= What needs to be done =
Which lines of the records below contain the word "folder"? Report each of them in full.

= Given data =

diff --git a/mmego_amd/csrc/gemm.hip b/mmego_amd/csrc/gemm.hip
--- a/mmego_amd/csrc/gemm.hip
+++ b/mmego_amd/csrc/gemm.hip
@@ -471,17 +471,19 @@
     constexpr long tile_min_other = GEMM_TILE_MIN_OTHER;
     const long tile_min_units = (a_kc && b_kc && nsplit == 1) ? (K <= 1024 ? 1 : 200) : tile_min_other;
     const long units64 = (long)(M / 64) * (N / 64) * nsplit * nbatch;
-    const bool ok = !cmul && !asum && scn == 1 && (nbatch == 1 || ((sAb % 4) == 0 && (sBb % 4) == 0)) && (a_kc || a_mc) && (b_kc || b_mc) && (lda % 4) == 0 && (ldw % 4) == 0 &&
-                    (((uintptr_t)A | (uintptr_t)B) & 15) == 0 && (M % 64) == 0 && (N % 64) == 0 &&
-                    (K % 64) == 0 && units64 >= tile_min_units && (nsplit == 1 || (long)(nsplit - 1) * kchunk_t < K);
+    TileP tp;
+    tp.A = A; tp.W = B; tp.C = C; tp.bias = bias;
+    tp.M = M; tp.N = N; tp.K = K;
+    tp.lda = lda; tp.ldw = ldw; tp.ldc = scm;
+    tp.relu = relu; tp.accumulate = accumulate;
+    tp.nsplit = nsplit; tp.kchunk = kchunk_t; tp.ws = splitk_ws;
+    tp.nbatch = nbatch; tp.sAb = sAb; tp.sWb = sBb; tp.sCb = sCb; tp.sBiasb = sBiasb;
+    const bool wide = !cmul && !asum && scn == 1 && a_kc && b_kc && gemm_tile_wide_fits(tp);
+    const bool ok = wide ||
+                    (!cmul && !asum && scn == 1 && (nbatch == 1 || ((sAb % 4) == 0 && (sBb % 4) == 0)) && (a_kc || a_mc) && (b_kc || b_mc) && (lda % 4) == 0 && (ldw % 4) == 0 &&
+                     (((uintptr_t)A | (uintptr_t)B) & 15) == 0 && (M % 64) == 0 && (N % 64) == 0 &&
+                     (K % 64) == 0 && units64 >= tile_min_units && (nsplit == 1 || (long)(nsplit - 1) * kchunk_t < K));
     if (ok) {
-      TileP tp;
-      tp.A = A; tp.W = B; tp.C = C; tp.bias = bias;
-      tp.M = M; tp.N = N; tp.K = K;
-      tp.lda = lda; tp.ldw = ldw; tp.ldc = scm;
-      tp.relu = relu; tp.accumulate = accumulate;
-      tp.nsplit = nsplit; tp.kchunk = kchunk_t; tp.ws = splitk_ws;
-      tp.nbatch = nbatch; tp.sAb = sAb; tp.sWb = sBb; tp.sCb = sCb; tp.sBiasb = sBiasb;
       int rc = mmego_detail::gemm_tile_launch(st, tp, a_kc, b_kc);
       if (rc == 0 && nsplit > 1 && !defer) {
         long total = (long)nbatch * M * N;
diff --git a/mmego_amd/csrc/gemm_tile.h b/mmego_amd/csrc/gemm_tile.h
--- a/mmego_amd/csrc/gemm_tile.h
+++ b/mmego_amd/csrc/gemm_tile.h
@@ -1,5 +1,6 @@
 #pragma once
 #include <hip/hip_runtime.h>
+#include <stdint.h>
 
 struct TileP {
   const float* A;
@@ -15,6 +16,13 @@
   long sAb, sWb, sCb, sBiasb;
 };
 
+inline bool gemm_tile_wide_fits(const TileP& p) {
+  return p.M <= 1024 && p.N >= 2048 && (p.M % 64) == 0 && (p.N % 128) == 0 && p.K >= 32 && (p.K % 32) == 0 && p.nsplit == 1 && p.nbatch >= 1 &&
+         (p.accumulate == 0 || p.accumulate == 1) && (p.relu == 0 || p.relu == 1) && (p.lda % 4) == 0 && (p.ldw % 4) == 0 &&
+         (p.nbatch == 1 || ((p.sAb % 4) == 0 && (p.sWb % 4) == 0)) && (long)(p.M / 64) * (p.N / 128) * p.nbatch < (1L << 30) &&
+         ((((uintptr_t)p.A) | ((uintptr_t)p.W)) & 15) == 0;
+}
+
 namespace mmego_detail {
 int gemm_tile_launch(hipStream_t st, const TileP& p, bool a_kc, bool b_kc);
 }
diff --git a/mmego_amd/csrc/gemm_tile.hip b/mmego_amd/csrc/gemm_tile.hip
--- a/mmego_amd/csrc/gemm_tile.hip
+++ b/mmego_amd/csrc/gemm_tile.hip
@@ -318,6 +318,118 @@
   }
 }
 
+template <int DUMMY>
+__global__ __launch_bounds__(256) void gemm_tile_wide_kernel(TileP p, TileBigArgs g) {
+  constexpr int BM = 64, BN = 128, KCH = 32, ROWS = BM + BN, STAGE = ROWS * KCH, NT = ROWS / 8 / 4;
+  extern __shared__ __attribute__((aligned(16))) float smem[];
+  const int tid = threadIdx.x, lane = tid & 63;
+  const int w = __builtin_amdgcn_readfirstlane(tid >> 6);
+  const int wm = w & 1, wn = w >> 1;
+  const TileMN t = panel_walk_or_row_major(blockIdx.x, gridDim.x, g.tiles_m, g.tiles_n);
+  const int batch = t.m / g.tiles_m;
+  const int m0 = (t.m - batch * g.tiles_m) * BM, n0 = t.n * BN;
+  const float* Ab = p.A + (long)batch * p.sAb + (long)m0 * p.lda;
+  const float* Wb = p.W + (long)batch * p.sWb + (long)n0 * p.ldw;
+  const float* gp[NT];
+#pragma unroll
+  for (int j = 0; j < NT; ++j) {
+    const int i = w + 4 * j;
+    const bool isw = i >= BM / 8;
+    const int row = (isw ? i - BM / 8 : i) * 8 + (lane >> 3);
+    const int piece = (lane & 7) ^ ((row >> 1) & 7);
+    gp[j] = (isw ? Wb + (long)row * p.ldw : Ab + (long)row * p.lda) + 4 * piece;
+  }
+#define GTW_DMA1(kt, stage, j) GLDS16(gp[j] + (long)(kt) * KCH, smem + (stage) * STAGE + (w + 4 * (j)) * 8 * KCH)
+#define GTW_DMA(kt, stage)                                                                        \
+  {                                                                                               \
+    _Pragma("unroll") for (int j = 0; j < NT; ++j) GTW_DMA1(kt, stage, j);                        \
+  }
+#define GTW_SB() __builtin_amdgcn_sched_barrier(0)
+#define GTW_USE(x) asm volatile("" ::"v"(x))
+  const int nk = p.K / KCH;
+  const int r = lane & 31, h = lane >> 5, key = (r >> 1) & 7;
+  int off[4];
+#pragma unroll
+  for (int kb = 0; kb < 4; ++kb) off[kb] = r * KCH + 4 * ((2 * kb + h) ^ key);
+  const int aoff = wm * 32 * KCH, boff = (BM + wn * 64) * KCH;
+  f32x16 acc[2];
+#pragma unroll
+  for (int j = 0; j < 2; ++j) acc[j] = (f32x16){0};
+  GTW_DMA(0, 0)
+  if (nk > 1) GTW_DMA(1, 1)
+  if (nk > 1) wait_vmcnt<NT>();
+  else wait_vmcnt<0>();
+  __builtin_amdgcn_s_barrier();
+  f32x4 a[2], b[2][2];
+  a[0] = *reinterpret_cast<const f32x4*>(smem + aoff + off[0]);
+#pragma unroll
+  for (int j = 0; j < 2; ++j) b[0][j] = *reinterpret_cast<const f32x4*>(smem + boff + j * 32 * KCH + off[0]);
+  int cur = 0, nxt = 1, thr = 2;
---
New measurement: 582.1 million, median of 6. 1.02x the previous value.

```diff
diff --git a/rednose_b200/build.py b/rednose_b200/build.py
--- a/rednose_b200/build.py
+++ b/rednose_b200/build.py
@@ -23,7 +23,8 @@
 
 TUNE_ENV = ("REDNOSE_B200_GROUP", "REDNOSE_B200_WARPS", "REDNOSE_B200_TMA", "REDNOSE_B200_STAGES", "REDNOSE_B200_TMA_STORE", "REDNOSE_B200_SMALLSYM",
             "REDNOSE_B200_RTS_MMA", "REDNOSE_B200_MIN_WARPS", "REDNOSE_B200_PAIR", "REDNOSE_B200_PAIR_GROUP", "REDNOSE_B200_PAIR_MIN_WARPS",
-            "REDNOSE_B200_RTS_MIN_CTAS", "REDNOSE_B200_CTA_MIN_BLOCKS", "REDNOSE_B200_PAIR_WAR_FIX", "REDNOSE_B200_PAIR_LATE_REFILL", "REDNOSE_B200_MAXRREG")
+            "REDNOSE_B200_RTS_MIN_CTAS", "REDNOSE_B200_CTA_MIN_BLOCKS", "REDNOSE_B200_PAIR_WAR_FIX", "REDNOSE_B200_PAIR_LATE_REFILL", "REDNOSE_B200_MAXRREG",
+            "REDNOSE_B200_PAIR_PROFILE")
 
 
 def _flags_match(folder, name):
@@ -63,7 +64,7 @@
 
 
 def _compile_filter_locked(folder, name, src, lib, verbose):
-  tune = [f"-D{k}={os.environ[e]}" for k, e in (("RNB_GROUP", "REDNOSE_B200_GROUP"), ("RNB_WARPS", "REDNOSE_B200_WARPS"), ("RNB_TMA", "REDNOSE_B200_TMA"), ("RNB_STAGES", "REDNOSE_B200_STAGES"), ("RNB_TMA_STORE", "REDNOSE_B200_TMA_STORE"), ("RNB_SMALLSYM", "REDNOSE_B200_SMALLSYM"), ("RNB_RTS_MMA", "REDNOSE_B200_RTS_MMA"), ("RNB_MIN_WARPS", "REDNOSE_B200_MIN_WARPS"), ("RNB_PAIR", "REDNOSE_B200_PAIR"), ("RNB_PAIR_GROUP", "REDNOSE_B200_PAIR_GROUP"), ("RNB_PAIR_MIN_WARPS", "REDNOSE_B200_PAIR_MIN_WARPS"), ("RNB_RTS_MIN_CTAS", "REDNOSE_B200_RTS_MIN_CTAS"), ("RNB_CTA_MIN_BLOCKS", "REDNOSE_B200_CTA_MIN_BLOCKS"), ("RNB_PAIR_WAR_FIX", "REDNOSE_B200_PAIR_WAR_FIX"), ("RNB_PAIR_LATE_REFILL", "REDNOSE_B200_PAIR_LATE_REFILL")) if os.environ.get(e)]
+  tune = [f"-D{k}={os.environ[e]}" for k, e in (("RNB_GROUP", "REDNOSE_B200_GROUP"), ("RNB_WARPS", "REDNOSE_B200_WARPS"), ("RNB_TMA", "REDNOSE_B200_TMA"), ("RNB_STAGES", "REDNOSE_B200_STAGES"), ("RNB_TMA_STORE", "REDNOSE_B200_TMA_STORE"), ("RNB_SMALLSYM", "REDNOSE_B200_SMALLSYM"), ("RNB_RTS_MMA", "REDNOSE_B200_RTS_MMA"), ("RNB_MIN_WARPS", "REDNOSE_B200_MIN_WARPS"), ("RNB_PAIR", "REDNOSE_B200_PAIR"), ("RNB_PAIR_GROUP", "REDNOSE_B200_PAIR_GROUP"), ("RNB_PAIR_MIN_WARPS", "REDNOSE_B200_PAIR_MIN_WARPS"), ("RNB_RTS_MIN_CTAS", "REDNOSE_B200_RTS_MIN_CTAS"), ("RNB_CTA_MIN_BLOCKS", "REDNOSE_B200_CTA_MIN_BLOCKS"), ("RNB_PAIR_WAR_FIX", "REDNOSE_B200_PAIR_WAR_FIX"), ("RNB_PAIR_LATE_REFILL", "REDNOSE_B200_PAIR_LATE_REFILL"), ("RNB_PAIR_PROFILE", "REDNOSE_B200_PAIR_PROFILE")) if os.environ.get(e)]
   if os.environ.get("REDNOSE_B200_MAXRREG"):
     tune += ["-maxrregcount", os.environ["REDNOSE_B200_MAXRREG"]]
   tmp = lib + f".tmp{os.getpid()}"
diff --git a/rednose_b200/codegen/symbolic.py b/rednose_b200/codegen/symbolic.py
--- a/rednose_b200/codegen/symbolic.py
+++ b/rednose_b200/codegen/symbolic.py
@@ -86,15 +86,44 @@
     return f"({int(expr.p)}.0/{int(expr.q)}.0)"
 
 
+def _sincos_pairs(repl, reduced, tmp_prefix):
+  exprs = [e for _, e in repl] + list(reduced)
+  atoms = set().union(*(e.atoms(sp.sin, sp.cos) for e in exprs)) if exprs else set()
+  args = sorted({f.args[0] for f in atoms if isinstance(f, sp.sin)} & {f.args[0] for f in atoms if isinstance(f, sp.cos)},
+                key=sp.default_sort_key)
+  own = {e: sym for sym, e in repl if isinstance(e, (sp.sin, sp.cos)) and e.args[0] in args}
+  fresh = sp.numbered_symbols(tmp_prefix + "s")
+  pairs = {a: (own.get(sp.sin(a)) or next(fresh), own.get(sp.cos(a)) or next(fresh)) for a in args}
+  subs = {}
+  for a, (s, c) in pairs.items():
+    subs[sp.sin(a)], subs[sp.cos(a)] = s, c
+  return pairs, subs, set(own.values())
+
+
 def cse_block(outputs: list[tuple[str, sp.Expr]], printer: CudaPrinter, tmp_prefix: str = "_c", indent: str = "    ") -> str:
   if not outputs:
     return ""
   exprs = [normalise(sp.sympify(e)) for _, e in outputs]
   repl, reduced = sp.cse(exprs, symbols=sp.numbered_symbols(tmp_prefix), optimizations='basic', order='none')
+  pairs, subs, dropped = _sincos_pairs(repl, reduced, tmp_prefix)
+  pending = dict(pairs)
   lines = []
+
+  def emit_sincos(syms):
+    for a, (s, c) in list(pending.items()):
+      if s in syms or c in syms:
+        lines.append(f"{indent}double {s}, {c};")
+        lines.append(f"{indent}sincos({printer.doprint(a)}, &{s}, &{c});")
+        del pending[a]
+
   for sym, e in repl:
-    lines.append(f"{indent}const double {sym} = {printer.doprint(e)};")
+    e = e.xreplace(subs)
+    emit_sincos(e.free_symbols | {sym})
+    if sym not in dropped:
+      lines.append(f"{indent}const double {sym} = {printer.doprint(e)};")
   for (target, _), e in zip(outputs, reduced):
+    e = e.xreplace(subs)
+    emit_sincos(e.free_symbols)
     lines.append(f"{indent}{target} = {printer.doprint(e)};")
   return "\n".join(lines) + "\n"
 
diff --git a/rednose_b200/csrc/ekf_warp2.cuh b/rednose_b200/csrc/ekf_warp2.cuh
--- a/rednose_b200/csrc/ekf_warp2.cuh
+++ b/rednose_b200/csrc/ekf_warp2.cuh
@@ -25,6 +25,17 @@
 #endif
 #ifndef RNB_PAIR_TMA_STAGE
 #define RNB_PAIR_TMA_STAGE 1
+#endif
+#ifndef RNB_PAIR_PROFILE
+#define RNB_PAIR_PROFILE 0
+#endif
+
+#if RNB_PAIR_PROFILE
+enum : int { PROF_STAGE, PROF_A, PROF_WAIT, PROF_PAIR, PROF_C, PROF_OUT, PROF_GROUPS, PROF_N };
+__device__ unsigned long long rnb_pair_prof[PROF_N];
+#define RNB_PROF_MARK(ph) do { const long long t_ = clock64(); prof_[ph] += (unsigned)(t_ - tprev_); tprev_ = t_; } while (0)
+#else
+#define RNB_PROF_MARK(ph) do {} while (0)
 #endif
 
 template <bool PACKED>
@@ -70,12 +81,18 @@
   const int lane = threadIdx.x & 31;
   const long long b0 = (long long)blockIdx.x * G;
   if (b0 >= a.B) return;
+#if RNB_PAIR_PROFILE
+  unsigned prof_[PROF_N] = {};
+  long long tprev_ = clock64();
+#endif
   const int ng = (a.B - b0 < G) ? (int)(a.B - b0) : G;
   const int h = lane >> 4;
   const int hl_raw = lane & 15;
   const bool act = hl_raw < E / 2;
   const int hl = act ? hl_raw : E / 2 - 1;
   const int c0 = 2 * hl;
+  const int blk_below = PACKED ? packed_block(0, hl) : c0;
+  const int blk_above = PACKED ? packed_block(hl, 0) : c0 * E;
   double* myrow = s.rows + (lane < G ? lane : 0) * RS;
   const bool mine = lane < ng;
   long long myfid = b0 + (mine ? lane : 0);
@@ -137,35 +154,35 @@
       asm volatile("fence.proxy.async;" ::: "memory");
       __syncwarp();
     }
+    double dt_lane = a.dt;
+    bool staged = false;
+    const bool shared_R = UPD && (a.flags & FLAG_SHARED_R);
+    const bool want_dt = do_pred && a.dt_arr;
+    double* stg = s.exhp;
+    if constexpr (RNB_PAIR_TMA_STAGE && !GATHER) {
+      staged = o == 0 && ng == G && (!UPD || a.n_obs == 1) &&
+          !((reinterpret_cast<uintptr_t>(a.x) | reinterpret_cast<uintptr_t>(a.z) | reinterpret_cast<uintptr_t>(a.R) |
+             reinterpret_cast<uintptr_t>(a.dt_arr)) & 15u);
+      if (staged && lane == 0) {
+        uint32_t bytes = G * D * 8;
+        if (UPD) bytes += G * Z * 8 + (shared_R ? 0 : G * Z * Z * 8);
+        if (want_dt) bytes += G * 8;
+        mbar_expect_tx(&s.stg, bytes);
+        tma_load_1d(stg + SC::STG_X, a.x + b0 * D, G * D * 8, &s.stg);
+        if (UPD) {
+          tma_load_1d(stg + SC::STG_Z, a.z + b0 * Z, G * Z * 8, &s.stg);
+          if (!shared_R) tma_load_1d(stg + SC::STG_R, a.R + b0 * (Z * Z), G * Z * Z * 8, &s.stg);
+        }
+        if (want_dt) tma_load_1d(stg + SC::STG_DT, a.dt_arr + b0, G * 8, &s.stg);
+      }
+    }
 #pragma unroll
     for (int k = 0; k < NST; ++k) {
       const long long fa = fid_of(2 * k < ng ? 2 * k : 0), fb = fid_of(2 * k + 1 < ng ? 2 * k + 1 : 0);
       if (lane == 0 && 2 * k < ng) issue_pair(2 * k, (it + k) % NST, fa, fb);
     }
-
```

= Exercise output =
 def _flags_match(folder, name):
 def _compile_filter_locked(folder, name, src, lib, verbose):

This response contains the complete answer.